Under the assumption that Mr. Krause’s employment with the Company was terminated on December 31, 2013, for any reason other than cause, he would be entitled to receive severance payments totaling $2,074,500. Also, if Mr. Krause’s employment with the Company was terminated for any reason other than cause, his outstanding and unvested stock options, restricted stock and performance restricted stock would become fully vested. If Mr. Krause’s employment with the Company was terminated for any reason other than cause on December 31, 2013, the market value of his unvested stock options and restricted stock which would accelerate in vesting is $0 and $1,000,177, respectively.

 

There is no employment contract with Mr. Krause that provides for any payments or early vesting of any stock options, or any restricted stock or restricted stock units upon a change of control, other than the SERP described in more detail above.
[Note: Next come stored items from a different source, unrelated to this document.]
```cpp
typedef struct {
  tdvc_fmap x, om, y;
  const void* w;
  const float* bias;
  int32_t groups;
  int32_t act; float slope; int32_t round_before_act;
  void* x_planar;
} tdvc_dcn_desc;
int tdvc_dcn_fused(const tdvc_dcn_desc* d, void* stream);

int tdvc_dcn_v2_forward_f32(const float* input, const float* weight, const float* bias,
                            const float* offset, const float* mask, float* output,
                            int B, int C, int H, int W, int Cout,
                            int kh, int kw, int sh, int sw, int ph, int pw, int dh, int dw,
                            int deformable_group, void* stream);
int tdvc_dcn_v2_backward_f32(const float* input, const float* weight, const float* bias,
                             const float* offset, const float* mask, const float* grad_output,
                             float* grad_input, float* grad_offset, float* grad_mask,
                             float* grad_weight, float* grad_bias, float* columns,
                             int B, int C, int H, int W, int Cout,
                             int kh, int kw, int sh, int sw, int ph, int pw, int dh, int dw,
                             int deformable_group, void* stream);

int tdvc_nchw_to_fmap(const float* src, int C, const tdvc_fmap* y, void* stream);
int tdvc_fmap_to_nchw(const tdvc_fmap* x, int C, float* dst, void* stream);
int tdvc_scale_act_res(const tdvc_fmap* a, const float* gate, int act, float slope,
                       const tdvc_fmap* r, float r_sign, const tdvc_fmap* y, const tdvc_fmap* y2, void* stream);
int tdvc_scale_act_res3(const tdvc_fmap* a, const float* gate, int act, float slope, const tdvc_fmap* r, float r_sign,
                        const tdvc_fmap* y, const tdvc_fmap* b, float b_sign, const tdvc_fmap* y3, void* stream);
int tdvc_add_flow(const tdvc_fmap* off, const tdvc_fmap* flow, void* stream);
int tdvc_bcast_add_act(const tdvc_fmap* x, const tdvc_fmap* b, int T, float slope, void* stream);

int tdvc_channel_sum(const tdvc_fmap* x, float* partial, int nblocks, void* stream);
int tdvc_se_gate(const float* partial, int nblocks, float inv_count, int N, int C, int Cmid,
                 const float* w1, const float* b1, const float* w2, const float* b2,
                 float* gate, void* stream);

int tdvc_upsample2x(const tdvc_fmap* x, const tdvc_fmap* y, void* stream);
int tdvc_avgpool2(const tdvc_fmap* x, const tdvc_fmap* y, void* stream);
int tdvc_avgpool2_pyramid(const tdvc_fmap* xa, const tdvc_fmap* xb, const tdvc_fmap* ya, const tdvc_fmap* yb, void* stream);
int tdvc_spynet_level_input(const tdvc_fmap* ref, const tdvc_fmap* supp, const tdvc_fmap* flow_lo,
                            const tdvc_fmap* flow_up, const tdvc_fmap* cat8, void* stream);
int tdvc_resize_bilinear(const tdvc_fmap* x, const tdvc_fmap* y, const float* chscale, void* stream);

int64_t tdvc_avgpool_k_work_floats(int N, int hp, int wp, int C, int scale);
int tdvc_avgpool_k(const tdvc_fmap* x, int scale, float* pooled, int hp, int wp, float* work, int64_t work_floats, void* stream);
int tdvc_patch_match(const float* pin, const float* pref, int N, int hp, int wp, int C,
                     int32_t* idx, void* stream);
int tdvc_match_gather(const tdvc_fmap* fin, const tdvc_fmap* fref, const int32_t* idx, int scale,
                      int hp, int wp, const tdvc_fmap* cat, void* stream);
// ... 176 lines not shown
```

### tdvc_amd/_lib.py

```python
from __future__ import annotations

import ctypes as C
import os

_HERE = os.path.dirname(os.path.abspath(__file__))
LIB_PATH = os.path.join(_HERE, "libtdvc_hip.so")

MAX_TAPS = 49
F16, F32 = 0, 1
ACT_NONE, ACT_RELU, ACT_LRELU, ACT_CLAMP01, ACT_SIGMOID = 0, 1, 2, 3, 4
GDN_NONE, GDN_FWD, GDN_INV = 0, 1, 2
OUT_NHWC, OUT_SHUFFLE2, OUT_NCHW_F32 = 0, 1, 2


class FMapDesc(C.Structure):
    _fields_ = [("p", C.c_void_p), ("N", C.c_int32), ("H", C.c_int32), ("W", C.c_int32), ("C", C.c_int32),
                ("sn", C.c_int64), ("sp", C.c_int32), ("dtype", C.c_int32)]


class ConvDesc(C.Structure):
    _fields_ = [("x", FMapDesc), ("y", FMapDesc), ("w", C.c_void_p), ("bias", C.c_void_p),
                ("cout", C.c_int32), ("ntaps", C.c_int32),
                ("tap_dy", C.c_int8 * MAX_TAPS), ("tap_dx", C.c_int8 * MAX_TAPS),
                ("kh", C.c_int32), ("kw", C.c_int32), ("stride", C.c_int32), ("pad", C.c_int32),
                ("ck", C.c_int32), ("square_input", C.c_int32), ("gdn", C.c_int32),
                ("aux", FMapDesc), ("act", C.c_int32), ("slope", C.c_float),
                ("round_before_act", C.c_int32), ("res", FMapDesc), ("res2", FMapDesc), ("out_mode", C.c_int32), ("s2d", C.c_int32),
                ("bcast_T", C.c_int32), ("bcast_slope", C.c_float), ("chan_sum", C.c_void_p), ("flow", FMapDesc)]


class DcnDesc(C.Structure):
    _fields_ = [("x", FMapDesc), ("om", FMapDesc), ("y", FMapDesc), ("w", C.c_void_p), ("bias", C.c_void_p),
                ("groups", C.c_int32), ("act", C.c_int32), ("slope", C.c_float), ("round_before_act", C.c_int32), ("x_planar", C.c_void_p)]


class ConvPairDesc(C.Structure):
    _fields_ = [("x", FMapDesc), ("y", FMapDesc), ("w", C.c_void_p), ("bias", C.c_void_p), ("act1", C.c_int32), ("slope1", C.c_float),
                ("act2", C.c_int32), ("slope2", C.c_float), ("add_input", C.c_int32), ("res2", FMapDesc)]


class WgradReduceJob(C.Structure):
    _fields_ = [("work", C.c_void_p), ("bwork", C.c_void_p), ("row_off", C.c_void_p), ("chan_off", C.c_void_p), ("tap_off", C.c_void_p),
                ("bias_index", C.c_void_p), ("dw", C.c_void_p), ("db", C.c_void_p), ("scale", C.c_float),
                ("nworkers", C.c_int32), ("cow", C.c_int32), ("ciw", C.c_int32), ("ntaps", C.c_int32), ("cout", C.c_int32), ("cin", C.c_int32),
                ("wblocks", C.c_int32), ("nblocks", C.c_int32)]


_P = C.c_void_p
_FM = C.POINTER(FMapDesc)
_i, _f, _i64 = C.c_int, C.c_float, C.c_int64
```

As noted, if a change in control occurred on December 31, 2013, Mr. Krause would immediately vest and be entitled to receive payments under the SERP. The present value of the incremental benefit Mr. Krause would receive if a change in control occurred on December 31, 2013, is $1,148,250.

 

The employment contract does not contain provisions for tax gross ups upon a change of control or in any other circumstance. These were part of the contract when it was entered into in 1999 but Mr. Krause signed an amendment to his employment agreement in 2010 to remove the tax gross up provisions in view of current best practices to not provide tax gross ups as part of the executive employment agreements. There was no payment to Mr. Krause for signing this amendment.

 

Chief Human Resources Officer

 

Mr. Schuler has an agreement under which he will receive a severance payment of one year base salary in the event that he is terminated for any reason other than cause. Under the assumption that Mr. Schuler’s employment with the Company was terminated on December 31, 2013, for any reason other than cause, he would be entitled to receive severance payments totaling $312,000. This agreement was reapproved by the Board of Directors and amended on March 7, 2014 to provide for a termination date of March 7, 2015.

 

Neither the employment contract nor any other employment arrangements with Mr. Schuler provide for any payments or early vesting of any stock options, any restricted stock or restricted stock units upon a change of control.

 

COMPENSATION COMMITTEE INTERLOCKS AND INSIDER PARTICIPATION

 

None of the members of the Compensation Committee is, or ever has been, an officer or employee of the Company or any of its subsidiaries.

 

Except as provided herein, there are no existing or proposed material transactions between the Company or the Bank and any of its executive officers, directors, or the immediate family or associates of any of the foregoing persons.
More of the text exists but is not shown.